In essence, Lomme argues reasonably enough, that he’s only asking for equal treatment, and to codify the reality on the ground. 

But for the Flo Gris, these new rules may actually constrain what the museum has planned, even as the Historic District Committee and residents along Lyme Street worry that the overlay proposal would unconstrain commercial development and court traffic from I-95, while doing little to help the nonprofit’s bottom line.

As far as the public’s role in all of this, you should demand that these separate projects be considered as a piece – if still as separate proposals — to avoid unforeseen cumulative impacts and to better coordinate any changes to the basic building blocks of the town.

The two hearings will be held in Old Lyme Town Hall on Monday, Nov. 14 starting at 6:30 p.m. There should be opportunities to ask questions and you are encouraged to attend.

Here are few basic questions to start:

  1. Dining, housing, recreation – aren’t these new uses included in the overlay for the Historic District exactly the activities and development proposed along Halls Road?

  2. By failing to coordinate the three proposals, aren’t we killing one bird with two stones by allowing housing development on both Halls Road and Lyme Street?
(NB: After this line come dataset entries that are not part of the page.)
template <int C4MAX>
__global__ __launch_bounds__(256) void km_assign_rank_kernel(const float *__restrict__ pool, int C, const int32_t *__restrict__ rows,
                                                              const int32_t *__restrict__ seg_off, const int32_t *__restrict__ seg_k,
                                                              const float *__restrict__ centroids, int kmax, int32_t *__restrict__ labels,
                                                              uint16_t *__restrict__ rank16, int32_t *__restrict__ hist, int nb_max,
                                                              float *__restrict__ rownorm, int first_iter) {
    extern __shared__ __attribute__((aligned(16))) float lds[];
    const int s = blockIdx.y;
    const int k = seg_k[s];
    if (k <= 0) return;
    const int beg = seg_off[s];
    const int len = seg_off[s + 1] - beg;
    if ((int)(blockIdx.x * 256) >= len) return;
    const int c4 = C >> 2;
    float *lc = lds;
    float *lcn = lds + (size_t)k * C;
    int32_t *wcnt = reinterpret_cast<int32_t *>(lcn + kmax);
    const float *csrc = centroids + (size_t)s * kmax * C;
    for (int i = threadIdx.x; i < k * C; i += 256) lc[i] = csrc[i];
    __syncthreads();
    if ((int)threadIdx.x < k) lcn[threadIdx.x] = sqnorm_seq(lc + (size_t)threadIdx.x * C, C);
    __syncthreads();
    const int p = blockIdx.x * 256 + threadIdx.x;
    const bool valid = p < len;
    int best = -1;
    if (valid) {
        const float4 *xr = reinterpret_cast<const float4 *>(pool + (size_t)rows[beg + p] * C);
        float4 x[C4MAX];
#pragma unroll
        for (int t = 0; t < C4MAX; ++t) x[t] = (t < c4) ? xr[t] : make_float4(0.f, 0.f, 0.f, 0.f);
        float xs;
        if (first_iter) {
            xs = 0.0f;
#pragma unroll
            for (int t = 0; t < C4MAX; ++t) {
                if (t < c4) {
                    float p0 = x[t].x * x[t].x; xs = xs + p0;
                    float p1 = x[t].y * x[t].y; xs = xs + p1;
                    float p2 = x[t].z * x[t].z; xs = xs + p2;
                    float p3 = x[t].w * x[t].w; xs = xs + p3;
                }
            }
            rownorm[beg + p] = xs;
        } else {
            xs = rownorm[beg + p];
        }
        float low = INFINITY;
        best = 0;
        for (int j = 0; j < k; ++j) {
            const float4 *cj = reinterpret_cast<const float4 *>(lc + (size_t)j * C);
            float acc = 0.0f;
#pragma unroll
            for (int t = 0; t < C4MAX; ++t) {
                if (t < c4) {
                    float4 c = cj[t];
                    acc = __builtin_fmaf(x[t].x, c.x, acc);
                    acc = __builtin_fmaf(x[t].y, c.y, acc);
                    acc = __builtin_fmaf(x[t].z, c.z, acc);
                    acc = __builtin_fmaf(x[t].w, c.w, acc);
                }
            }
            float m = -2.0f * acc;
            float dist = (m + xs) + lcn[j];
            if (dist < low) { low = dist; best = j; }
        }
        labels[beg + p] = best;
    }
    const int lane = aoc_lane(), wave = threadIdx.x >> 6;
    const unsigned long long lt = (lane == 0) ? 0ull : (~0ull >> (64 - lane));
    int rank = 0;
    for (int kk = 0; kk < k; ++kk) {
        const unsigned long long m = __ballot(best == kk);
        if (best == kk) rank = __popcll(m & lt);
        if (lane == 0) wcnt[wave * kmax + kk] = __popcll(m);
    }
    __syncthreads();
    if (valid) {
        int woff = 0;
        for (int w = 0; w < wave; ++w) woff += wcnt[w * kmax + best];
        rank16[beg + p] = (uint16_t)(woff + rank);
    }
    if ((int)threadIdx.x < k)
        hist[((size_t)s * nb_max + blockIdx.x) * kmax + threadIdx.x] =
            wcnt[threadIdx.x] + wcnt[kmax + threadIdx.x] + wcnt[2 * kmax + threadIdx.x] + wcnt[3 * kmax + threadIdx.x];
}

__global__ __launch_bounds__(256) void km_rownorm_kernel(const float *__restrict__ pool, int C, const int32_t *__restrict__ rows,
                                                          const int32_t *__restrict__ seg_off, int n_seg_limit, float *__restrict__ rownorm) {
    const int total = seg_off[n_seg_limit];
    const int i = blockIdx.x * 256 + threadIdx.x;
    if (i >= total) return;
    const float4 *xr = reinterpret_cast<const float4 *>(pool + (size_t)rows[i] * C);
    const int c4 = C >> 2;
    float xs = 0.0f;
    for (int t0 = 0; t0 < c4; t0 += 5) {
        float4 v[5];
#pragma unroll
        for (int u = 0; u < 5; ++u) v[u] = xr[min(t0 + u, c4 - 1)];
#pragma unroll
        for (int u = 0; u < 5; ++u) {
            if (t0 + u < c4) {
                float p0 = v[u].x * v[u].x; xs = xs + p0;
                float p1 = v[u].y * v[u].y; xs = xs + p1;
                float p2 = v[u].z * v[u].z; xs = xs + p2;
                float p3 = v[u].w * v[u].w; xs = xs + p3;
            }
        }
    }
    rownorm[i] = xs;
}

constexpr int KA_TPF4 = 1;
template <int TMAX, int KT>
__global__ __launch_bounds__(256, KT == 1 ? 3 : 2) void km_assign_mfma_kernel(const float *__restrict__ pool, int C, const int32_t *__restrict__ rows,
                                                              const int32_t *__restrict__ seg_off, const int32_t *__restrict__ seg_k, int n_seg,
                                                              const float *__restrict__ centroids, int kmax, int32_t *__restrict__ labels,
                                                              uint16_t *__restrict__ rank16, int32_t *__restrict__ hist, int nb_max,
                                                              const float *__restrict__ rownorm) {
    extern __shared__ __attribute__((aligned(16))) float lds[];
    constexpr int TP = (TMAX + 3) / 4 * 4;
    constexpr int RS = 4 * TP + 4;
    constexpr int NB4 = TP / 4;
    constexpr int PIECES = (16 * TMAX + 63) / 64;
    constexpr int c4 = TMAX;
    const int lane = aoc_lane(), wave = threadIdx.x >> 6;
    const int j = lane & 15, g = lane >> 4;

    float *cimg = lds;
    float *lcn = cimg + (size_t)KT * 16 * RS;
    float *wimg = lcn + KT * 16 + (size_t)wave * 16 * RS;
    int32_t *wcnt = reinterpret_cast<int32_t *>(lcn + KT * 16 + (size_t)4 * 16 * RS);

    if (TP > c4) {
        for (int idx = lane; idx < 16 * 4 * (TP - c4); idx += 64) {
            const int rr = idx / (4 * (TP - c4)), rem = idx - rr * 4 * (TP - c4);
            wimg[(size_t)rr * RS + (rem / (TP - c4)) * TP + c4 + rem % (TP - c4)] = 0.0f;
        }
        for (int idx = threadIdx.x; idx < KT * 16 * 4 * (TP - c4); idx += 256) {
            const int rr = idx / (4 * (TP - c4)), rem = idx - rr * 4 * (TP - c4);
            cimg[(size_t)rr * RS + (rem / (TP - c4)) * TP + c4 + rem % (TP - c4)] = 0.0f;
        }
    }

    constexpr int SEG_LDS = 128;
    __shared__ int32_t lseg_off[SEG_LDS + 1], lseg_nb[SEG_LDS];
    const bool seg_in_lds = n_seg <= SEG_LDS;
    if (seg_in_lds) {
        for (int i = threadIdx.x; i <= n_seg; i += 256) lseg_off[i] = seg_off[i];
        __syncthreads();
        for (int i = threadIdx.x; i < n_seg; i += 256) lseg_nb[i] = (seg_k[i] > 0) ? (lseg_off[i + 1] - lseg_off[i] + 255) / 256 : 0;
        __syncthreads();
    }

    float4 ca[KT][NB4];
    float cn[KT][4];
    int cur_seg = -1, k = 0, beg = 0, len = 0;
    for (int w = blockIdx.x;; w += gridDim.x) {
        int s = 0, bx = w;
        if (seg_in_lds) {
            for (; s < n_seg; ++s) {
                const int nbs = lseg_nb[s];
                if (bx < nbs) break;
                bx -= nbs;
            }
        } else {
            for (; s < n_seg; ++s) {
                const int ls = seg_off[s + 1] - seg_off[s];
                const int nbs = (seg_k[s] > 0) ? (ls + 255) / 256 : 0;
                if (bx < nbs) break;
                bx -= nbs;
            }
        }
        if (s >= n_seg) break;
        constexpr int TPF = KT >= 4 ? KA_TPF4 : 2;
        const int ibeg = seg_in_lds ? lseg_off[s] : seg_off[s], ilen = (seg_in_lds ? lseg_off[s + 1] : seg_off[s + 1]) - ibeg;
        const int wave_row0 = bx * 256 + wave * 64;
        float4 pv[TPF][PIECES];
        const int my_p = min(wave_row0 + lane, ilen - 1);
        const int my_id = rows[ibeg + max(my_p, 0)];
        const float my_xs = rownorm[ibeg + max(my_p, 0)];
        auto issue_tile = [&](int tile, float4 (&v)[PIECES]) {
#pragma unroll
            for (int i = 0; i < PIECES; ++i) {
                const int idx = min(i * 64 + lane, 16 * c4 - 1);
                const int rr = idx / c4, t = idx - rr * c4;
                const int id = __shfl(my_id, tile * 16 + rr);
                v[i] = reinterpret_cast<const float4 *>(pool + (size_t)id * C)[t];
            }
        };
        auto write_tile = [&](int tile, const float4 (&v)[PIECES]) {
#pragma unroll
            for (int i = 0; i < PIECES; ++i) {
                const int idx = i * 64 + lane;
                if (idx < 16 * c4) {
                    const int rr = idx / c4, t = idx - rr * c4;
                    const bool in = wave_row0 + tile * 16 + rr < ilen;
                    float *d = wimg + (size_t)rr * RS + t;
                    d[0] = in ? v[i].x : 0.f; d[TP] = in ? v[i].y : 0.f; d[2 * TP] = in ? v[i].z : 0.f; d[3 * TP] = in ? v[i].w : 0.f;
                }
            }
        };
#pragma unroll
        for (int t = 0; t < TPF; ++t) issue_tile(t, pv[t]);
        if (s != cur_seg) {
            cur_seg = s;
            k = seg_k[s];
            beg = seg_off[s];
            len = seg_off[s + 1] - beg;
            __syncthreads();
            const float *csrc = centroids + (size_t)s * kmax * C;
            for (int idx = threadIdx.x; idx < KT * 16 * c4; idx += 256) {
                const int cc = idx / c4, t = idx - cc * c4;
                const float4 v = (cc < k) ? reinterpret_cast<const float4 *>(csrc + (size_t)cc * C)[t] : make_float4(0.f, 0.f, 0.f, 0.f);
                float *d = cimg + (size_t)cc * RS + t;
                d[0] = v.x; d[TP] = v.y; d[2 * TP] = v.z; d[3 * TP] = v.w;
            }
            __syncthreads();
            if ((int)threadIdx.x < KT * 16) {
                float nrm = INFINITY;
                if ((int)threadIdx.x < k) {
                    const float *im = cimg + (size_t)threadIdx.x * RS;
                    nrm = 0.0f;
#pragma unroll
                    for (int t = 0; t < TMAX; ++t) {
                        if (t < c4) {
#pragma unroll
                            for (int kq = 0; kq < 4; ++kq) {
                                const float v = im[kq * TP + t];
                                const float prod = v * v;
                                nrm = nrm + prod;
                            }
                        }
                    }
                }
                lcn[threadIdx.x] = nrm;
            }
            __syncthreads();
#pragma unroll
            for (int kt = 0; kt < KT; ++kt) {
                const float *st = cimg + (size_t)(kt * 16 + j) * RS + g * TP;
#pragma unroll
                for (int u = 0; u < NB4; ++u) ca[kt][u] = *reinterpret_cast<const float4 *>(st + 4 * u);
#pragma unroll
                for (int r = 0; r < 4; ++r) cn[kt][r] = lcn[kt * 16 + g * 4 + r];
            }
        }

        int best = -1;
#pragma unroll
        for (int tile = 0; tile < 4; ++tile) {
            write_tile(tile, pv[tile % TPF]);
            if (tile + TPF < 4) issue_tile(tile + TPF, pv[tile % TPF]);
            const float *bs = wimg + (size_t)j * RS + g * TP;
            float4 xb[NB4];
#pragma unroll
            for (int u = 0; u < NB4; ++u) xb[u] = *reinterpret_cast<const float4 *>(bs + 4 * u);
            const int prow = wave_row0 + tile * 16 + j;
            const float xs_l = __shfl(my_xs, tile * 16 + j);
            const float xs = (prow < len) ? xs_l : 0.0f;
            float low = INFINITY;
            int arg = 0;
#pragma unroll
            for (int kt = 0; kt < KT; ++kt) {
                f32x4 acc = (f32x4){0.f, 0.f, 0.f, 0.f};
#pragma unroll
                for (int u = 0; u < NB4; ++u) {
                    const float aa[4] = {ca[kt][u].x, ca[kt][u].y, ca[kt][u].z, ca[kt][u].w};
                    const float bb[4] = {xb[u].x, xb[u].y, xb[u].z, xb[u].w};
#pragma unroll
                    for (int e = 0; e < 4; ++e)
                        if (4 * u + e < TMAX) acc = __builtin_amdgcn_mfma_f32_16x16x4f32(aa[e], bb[e], acc, 0, 0, 0);
                }
#pragma unroll
                for (int r = 0; r < 4; ++r) {
                    const float mm = -2.0f * acc[r];
                    const float dist = (mm + xs) + cn[kt][r];
                    if (dist < low) { low = dist; arg = kt * 16 + g * 4 + r; }
                }
            }
#pragma unroll
            for (int off = 16; off <= 32; off <<= 1) {
                const float d2 = __shfl_xor(low, off);
                const int a2 = __shfl_xor(arg, off);
                if (d2 < low || (d2 == low && a2 < arg)) { low = d2; arg = a2; }
            }
            const int mine = __shfl(arg, lane & 15);
            if ((lane >> 4) == tile) best = mine;
        }
        const int p = wave_row0 + lane;
        const bool valid = p < len;
        if (!valid) best = -1;
        if (valid) labels[beg + p] = best;
        const unsigned long long lt = (lane == 0) ? 0ull : (~0ull >> (64 - lane));
        int rank = 0;
        for (int kk = 0; kk < k; ++kk) {
            const unsigned long long mk = __ballot(best == kk);
            if (best == kk) rank = __popcll(mk & lt);
            if (lane == 0) wcnt[wave * kmax + kk] = __popcll(mk);
        }
        __syncthreads();
        if (valid) {
            int woff = 0;
            for (int ww = 0; ww < wave; ++ww) woff += wcnt[ww * kmax + best];
            rank16[beg + p] = (uint16_t)(woff + rank);
        }
        if ((int)threadIdx.x < k)
            hist[((size_t)s * nb_max + bx) * kmax + threadIdx.x] =
                wcnt[threadIdx.x] + wcnt[kmax + threadIdx.x] + wcnt[2 * kmax + threadIdx.x] + wcnt[3 * kmax + threadIdx.x];
        __syncthreads();
    }
}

And setting up needless and unfair competition between taxable for-profit businesses on Halls Road and tax-exempt nonprofits opening restaurants and shops on Lyme Street?

  3. Attorneys typically work in the interests their clients, not former clients, or future clients. But in the case of the proposed overlay, Terrance Lomme appears to be asking for zoning approval for an array of uses for a coalition of clients that no longer exists. Would Lomme consider narrowing the proposal to the specific needs of Lyme Academy of Fine Arts, if that would ease approval? And if so, what uses are essential to the academy and why?

  4. On what basis was Café Flo approved for the Florence Griswold Museum? What are the current limits on this use — in terms of size, hours, indoor and outdoor dining and seasonal operation? What, if any, approvals would be required to allow indoor year-round dining?

  5. Does Lyme Academy of Fine Arts require zoning approval for dining? And if so, does any existing avenue for approval offer a reasonable alternative to the overlay? If not, why is a restaurant, as a new use, included in the overlay?

  6. One of the distinguishing features of the eastern shore of the Connecticut River from Old Lyme to Vermont and New Hampshire is the relative absence of light pollution compared to developed towns as little as half a mile to the west. What kind of lighting would three proposals suggest, or require? Is any of the lighting proposed along Halls Road, for example, optional?

  7. Given the likely allowance for housing or condominiums off Halls Road and along the Lieutenant River (proposal one), and plans to build new galleries, a restaurant space and parking on roughly the opposite side of the Lieutenant (proposal three), what efforts have been taken to coordinate the planning in terms of height limitations, sightlines, and impacts to river and paddlers?